Tres días después, en una breve llamada, le dijo asustado que creía que le deportaban a El Salvador. Ella lo pudo confirmar al ver una foto publicada de detenidos encarcelados en la prisión de Cecot, el centro penitenciario ideado por el presidente salvadoreño, Nayib Bukele, para encerrar a los pandilleros, conocido por las inhumanas condiciones en que se mantiene los presos. Le reconoció por sus cicatrices y tatuajes. Unos dibujos bajo la piel que las autoridades han convertido en la prueba irrefutable de que pertenece al MS-13. El propio Trump publicó una foto en la que mostraba el puño de Abrego García con los tatuajes de sus nudillos: una hoja de marihuana, una cara sonriente con X como ojos, una cruz y una calavera. Tatuajes que se consideran comunes por los expertos y no pueden probar su pertenencia a las pandillas.
La jueza de distrito de Maryland, Paula Xinis, que ha llevado el caso, ha rechazado las pruebas aportadas por el Gobierno que le vinculan al MS-13. La magistrada mantiene un pulso con el Ejecutivo después de que a primeros de abril calificara de “ilegal” la deportación de Abrego García y exigiera al Gobierno que lo llevara de vuelta a EE UU. El proceso judicial ha llegado hasta el Tribunal Supremo que, por unanimidad, manifestó que el Gobierno debe “facilitar” el regreso del salvadoreño.

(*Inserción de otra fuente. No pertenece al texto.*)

constexpr int kExactPipe = 2;
constexpr int kVerifyPipe = 2;
static_assert(kWaves * kChunk >= 256 * kHistStride,
              "k_cloud's pre-stats workgroups keep their LDS histogram replicas in s_ent");
template <int MODE, int VEC, int PIPE>
__global__ __launch_bounds__(kThreads, 5) void k_cloud(Params p) {
  __shared__ uint32_t s_ent[kWaves][kChunk];
  __shared__ __attribute__((aligned(16))) uint32_t s_bgr[kWaves][kBgrWords];
  __shared__ long long s_wred[kWaves];
  const int tid = threadIdx.x;
  const int lane = tid & 63;
  const int wid = __builtin_amdgcn_readfirstlane(tid >> 6);
  const int view = blockIdx.y;
  const int npre = static_cast<int>(gridDim.x) - p.cloud_gx;
  if (static_cast<int>(blockIdx.x) < npre) {
    pre_stats_block(p, blockIdx.x, npre, &s_ent[0][0], reinterpret_cast<int*>(s_wred));
    return;
  }
  const int cx = static_cast<int>(blockIdx.x) - npre;
  const int civ = cx * kWaves + wid;
  const int64_t b = static_cast<int64_t>(view) * p.cloud_gx + cx;
  const int64_t gc = static_cast<int64_t>(view) * p.cpv + civ;
  const int before = (lane < wid && civ < p.cpv) ? p.chunk_counts[gc - wid + lane] : 0;
  long long base = block_offset(p, super_consume(p, cx), b, tid, lane, wid, s_wred);
  base += p.base_in ? *p.base_in : 0ll;
  base += wave_sum(before);
  base = uniform64(base);
  if (civ >= p.cpv) return;
  ChunkIn in;
  cloud_load<VEC>(p, gc, lane, &in);
  if (lane == 0 && view == p.n_views - 1 && civ == p.cpv - 1)
    p.view_offsets[p.n_views] = base + p.chunk_counts[gc];
  cloud_chunk<MODE, VEC, PIPE>(p, gc, base, lane, in, &s_ent[wid][0], &s_bgr[wid][0]);
}

}


struct sl_ctx {
  int device = 0;
  std::string err;
  bool has_calib = false;
  int H = 0, W = 0, Wp = 0;
  double Oc[3] = {0, 0, 0};
  double* d_planes = nullptr;
  double* d_xn = nullptr;
  double* d_yn = nullptr;
  float* d_f32 = nullptr;
  float fast_thr = 0.0f;
  bool xy_safe = false;
  bool xy_calc = false;
  bool xy_plain = false;
  bool planes_plain = false;
  double cam[4] = {0, 0, 1, 1};
  bool verify32 = true;
  double* d_nc = nullptr;
  ViewStats* d_stats = nullptr;
  int64_t cap_stats = 0;
  unsigned* d_hist[2] = {nullptr, nullptr};
  int64_t cap_hist = 0;
  int64_t hist_dirty[2] = {0, 0};
  unsigned long long cap_domain = 0;
  int* d_chunk_counts = nullptr;
  int64_t cap_cc = 0;
  int* d_block_sums = nullptr;
  int64_t cap_bs = 0;
  unsigned* d_super = nullptr;
  bool super_dirty = false;
  uint8_t* d_ptnib = nullptr;
  int64_t cap_ptnib = 0;
  uint16_t* d_codes = nullptr;
  int64_t cap_codes = 0;
  int last_views = 0;
  int decode_wgs = 0;
  int pre_wgs = 0;
  std::vector<hipEvent_t> prof_ev;
  std::vector<int> prof_groups;
  std::vector<char> prof_decide;
  int n_cu = 0;
  int prof_n = 0;
  void* comm = nullptr;
  int nranks = 0, rank = 0;
  int64_t* d_gcounts = nullptr;
  unsigned* d_ply_bsum = nullptr;
  int64_t cap_ply_bsum = 0;
  int64_t* d_ply_boff = nullptr;
  int64_t cap_ply_boff = 0;
  char* d_ply_text = nullptr;
  int64_t cap_ply_text = 0;
  char* h_ply_text = nullptr;
  int64_t cap_h_ply_text = 0;
  unsigned* d_plyr_state = nullptr;
  int64_t cap_plyr_state = 0;
  int64_t* d_plyr_tok = nullptr;
  int64_t cap_plyr_tok = 0;
  double* d_plyr_val = nullptr;
  int64_t cap_plyr_val = 0;
  int* d_plyr_cols = nullptr;
  int64_t cap_plyr_cols = 0;
// ... 89 lines not shown
      return fail((ctx), SL_EHIP, std::string(#expr) + ": " + hipGetErrorString(e_)); \
  } while (0)

int bit_count(int n) {
  int b = 0;
  while ((1ll << b) < n) ++b;
  return b;
}

int zero_async(sl_ctx* c, void* p, int64_t words, hipStream_t s);

template <typename T>
int grow(sl_ctx* c, T** ptr, int64_t* cap, int64_t need, hipStream_t s = nullptr, bool on_stream = false) {
  if (need <= *cap) return SL_OK;
  if (*ptr) HIP_TRY(c, hipFree(*ptr));
  *ptr = nullptr;
  const int64_t n = std::max<int64_t>(need, *cap * 2);
  const int64_t words = (static_cast<int64_t>(sizeof(T)) * n + 3) / 4;
  HIP_TRY(c, hipMalloc(reinterpret_cast<void**>(ptr), 4 * words));
  if (on_stream) {
    const int r = zero_async(c, *ptr, words, s);
    if (r) return r;
  } else {
    HIP_TRY(c, hipMemset(*ptr, 0, 4 * words));
    HIP_TRY(c, hipDeviceSynchronize());
  }
  *cap = n;
  return SL_OK;
}

int ensure_scratch(sl_ctx* c, int64_t views, int64_t px, bool codes, int64_t hist_views = 0,
                   bool* hist_fresh = nullptr, hipStream_t s = nullptr, bool on_stream = false) {
  const int64_t chunks = views * ((px + kChunk - 1) / kChunk);
  int r = grow(c, &c->d_chunk_counts, &c->cap_cc, chunks, s, on_stream);
  if (r) return r;
  r = grow(c, &c->d_block_sums, &c->cap_bs, views * (((px + kChunk - 1) / kChunk + kWaves - 1) / kWaves), s,
           on_stream);
  if (r) return r;
  r = grow(c, &c->d_ptnib, &c->cap_ptnib, chunks * kChunkNib, s, on_stream);
  if (r) return r;
  int64_t scap = c->d_super ? kSuperWords : 0;
  r = grow(c, &c->d_super, &scap, kSuperWords, s, on_stream);
  if (r) return r;
  const int64_t before = c->cap_hist, need = std::max(views, hist_views) * kHistView;
  for (int d = 0; d < 2; ++d) {
    int64_t cap = before;
    r = grow(c, &c->d_hist[d], &cap, need, s, on_stream);
    if (r) return r;
    if (d == 1) c->cap_hist = cap;
  }
  if (c->cap_hist != before) {
    c->hist_dirty[0] = c->hist_dirty[1] = 0;
    c->pre_armed = false;
    if (hist_fresh) *hist_fresh = true;
  }
  if (codes)
    return grow(c, &c->d_codes, &c->cap_codes,
                std::max<int64_t>(views * px, views * ((px + 4 * kChunk - 1) / (4 * kChunk)) * 4 * (kRecSlot / 2)) + 16,
                s, on_stream);
  return SL_OK;
}

using KernelFn = void (*)(Params);
constexpr int kProfGroups = 64;
constexpr int kProfEv = 4 * kProfGroups;

KernelFn pick_decode(int kc, int kr, int mode, bool vec) {
  if (vec && !(mode & (M_NC | M_FROMMAPS))) {
    constexpr int mrch = M_MAPS | M_ROWS | M_CODES | M_HIST, mrh = M_MAPS | M_ROWS | M_HIST,
                  ch = M_CODES | M_HIST, mrc = M_MAPS | M_ROWS | M_CODES, cc = M_CODES;
// ... 115 lines not shown
    pc.pre_views = pnv;
    pc.pre_bpv = static_cast<int>(bpv);
    const int64_t total = static_cast<int64_t>(pnv) * bpv;
    grid.x += static_cast<unsigned>((total + nv - 1) / nv);
    hist_dirty = static_cast<int64_t>(pnv) * kHistView;
  };
  bool next_pre = pre_use;
  int g = 0;
  for (int v0 = 0; v0 < p0.n_views; v0 += vpg, ++g) {
    hipEvent_t* gev = (ev && g < kProfGroups) ? ev + 4 * g : nullptr;
    if (gev) HIP_TRY(c, hipEventRecord(gev[0], s));
    const int nv = std::min(vpg, p0.n_views - v0);
    c->last_launch_px = static_cast<int64_t>(nv) * p0.HW;
    Params p = p0;
    p.n_views = nv;
    p.n_chunks = static_cast<int64_t>(nv) * cpv;
    if (p.stack) p.stack += v0 * p.stack_vs;
    if (p.tex) p.tex += v0 * p.tex_vs;
    if (p.in_col) p.in_col += v0 * p.HW;
    if (p.in_mask) p.in_mask += v0 * p.HW;
    if (p.col_out) p.col_out += v0 * p.HW;
    if (p.row_out) p.row_out += v0 * p.HW;
    if (p.mask_out) p.mask_out += v0 * p.HW;
    if (p.poses) p.poses += 16 * v0;
    if (p.masked) p.masked += v0;
    if (p.view_offsets) p.view_offsets += v0;
    p.base_in = (v0 > 0 && p.view_offsets) ? p.view_offsets : nullptr;
    p.stats = c->d_stats + v0;
    p.codes = c->d_codes;
    p.rec12 = (decide && cloud_mode >= 0) ? 1 : 0;
    p.rec_blk = (p.rec12 && !(decode_mode & M_MAPS)) ? 1 : 0;
    p.ptnib = c->d_ptnib;
    p.chunk_counts = c->d_chunk_counts;
    p.block_sums = c->d_block_sums;
    p.hist = hbuf;
    p.super_base = c->d_super;
    p.super_par = c->d_super + 2 * kSuperCap;
    const bool pre_g = next_pre;
    next_pre = false;
    const dim3 grid(static_cast<unsigned>((cpv + kWaves - 1) / kWaves), static_cast<unsigned>(nv));
    {
      const int64_t nb = static_cast<int64_t>(grid.x) * nv;
      int sh = 0;
      while ((int64_t{1} << (2 * sh)) < nb) ++sh;
      p.sb_shift = sh;
    }
    c->last.valid = true;
    dim3 dgrid = grid;
    if (c->decode_wgs > 0) dgrid.x = std::min(grid.x, static_cast<unsigned>(std::max(1, (c->decode_wgs + nv - 1) / nv)));
    c->last.grid[0] = dgrid;
    p.bs_atomic = decide && (grid.x + dgrid.x - 1) / dgrid.x <= static_cast<unsigned>(kBsSlots);
    p.decode_dyn = (!(decode_mode & M_MAPS) && decide && codes && dgrid.x < grid.x &&
                    ((static_cast<int64_t>(grid.x) * nv) >> p.sb_shift) + 1 + nv < kSuperCap) ? 1 : 0;
    if (p.decode_dyn) p.bs_atomic = 0;
    c->last.grid[1] = c->last.grid[2] = grid;
    c->last.s = s;
    c->last.fn[1] = c->last.fn[2] = nullptr;
    c->last.decide = decide;
    c->last.stats = false;
    if (decide) {
      if (adaptive) {
        const int64_t per_view = (p0.HW / 16 + kThreads - 1) / kThreads;
        const dim3 sg(static_cast<unsigned>(std::max<int64_t>(1, std::min<int64_t>(per_view, (2 * c->n_cu + nv - 1) / nv))),
                      static_cast<unsigned>(nv));
        p.mode = decode_mode;
        c->last.p[1] = p;
        c->last.grid[1] = sg;
        c->last.stats = true;
        if (!pre_g) {
          void* args[] = {&p};
          const void* kst = reinterpret_cast<const void*>(k_stats);
          c->last.fn[1] = kst;
          HIP_TRY(c, hipLaunchKernel(kst, sg, dim3(kThreads), args, 0, s));
        }
      }
      if (gev) HIP_TRY(c, hipEventRecord(gev[1], s));
    }
    if (codes) c->super_dirty = true;
    {
      p.mode = decode_mode;
      KernelFn fn = pick_decode(p.kc, (decode_mode & M_ROWS) ? p.kr : 0, decode_mode, vec);
      c->last.p[0] = p;
      c->last.p[0].masked = nullptr;
      c->last.fn[0] = reinterpret_cast<const void*>(fn);
      void* args[] = {&p};
      HIP_TRY(c, hipLaunchKernel(reinterpret_cast<const void*>(fn), dgrid, dim3(kThreads), args, 0, s));
      hist_dirty = (adaptive && !decide) ? static_cast<int64_t>(nv) * kSlot : 0;
// ... 442 lines not shown
    n_cu = 256;
  c->n_cu = n_cu;
  c->decode_wgs = kDecodePerCu * n_cu;
  c->pre_wgs = 2 * n_cu;
  if (const char* d = getenv("SLGPU_VERIFY32")) c->verify32 = atoi(d) != 0;
  if (hipEventCreateWithFlags(&c->done_ev, hipEventDisableTiming) != hipSuccess) {
    delete c;
    return SL_EHIP;
  }
  *out = c;
  return SL_OK;
}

Ni siquiera el fallo del alto tribunal ha conseguido que la Administración Trump, resuelta a no corregir su error, gestione su devolución. El caso no se ha cerrado y la última estrategia del Gobierno ha sido declarar que sus gestiones son “secreto de Estado”, para evitar cumplir con la orden judicial de dar información sobre sus movimientos para liberarlo.
Más bien al contrario, en su empeño en criminalizarlo, ha aportado nuevas pruebas: un vídeo de un control de tráfico en el que conducía un vehículo en el que trasladaba a nueve migrantes y que las autoridades encuentran sospechoso de tráfico de personas. No se presentaron cargos contra él y fue liberado con una multa por conducir con un permiso caducado.
Abrego García, sobre quien no pesa ninguna acusación, continúa encarcelado en El Salvador, en otra cárcel que no es Cecot, de la que fue trasladado. Su pertenencia o no a una pandilla criminal es objeto de discusión en círculos políticos y sociales y su caso se ha convertido en un símbolo de las injusticias cometidas para conseguir la mayor deportación de la historia de Estados Unidos.
“Quizás, pero quizás no”, escribió el juez J. Harvie Wilkinson III, magistrado conservador de un tribunal federal de apelaciones en Virginia, al preguntarse si Abrego García era pandillero. “De todas formas, aún tiene derecho al debido proceso”, sentenció.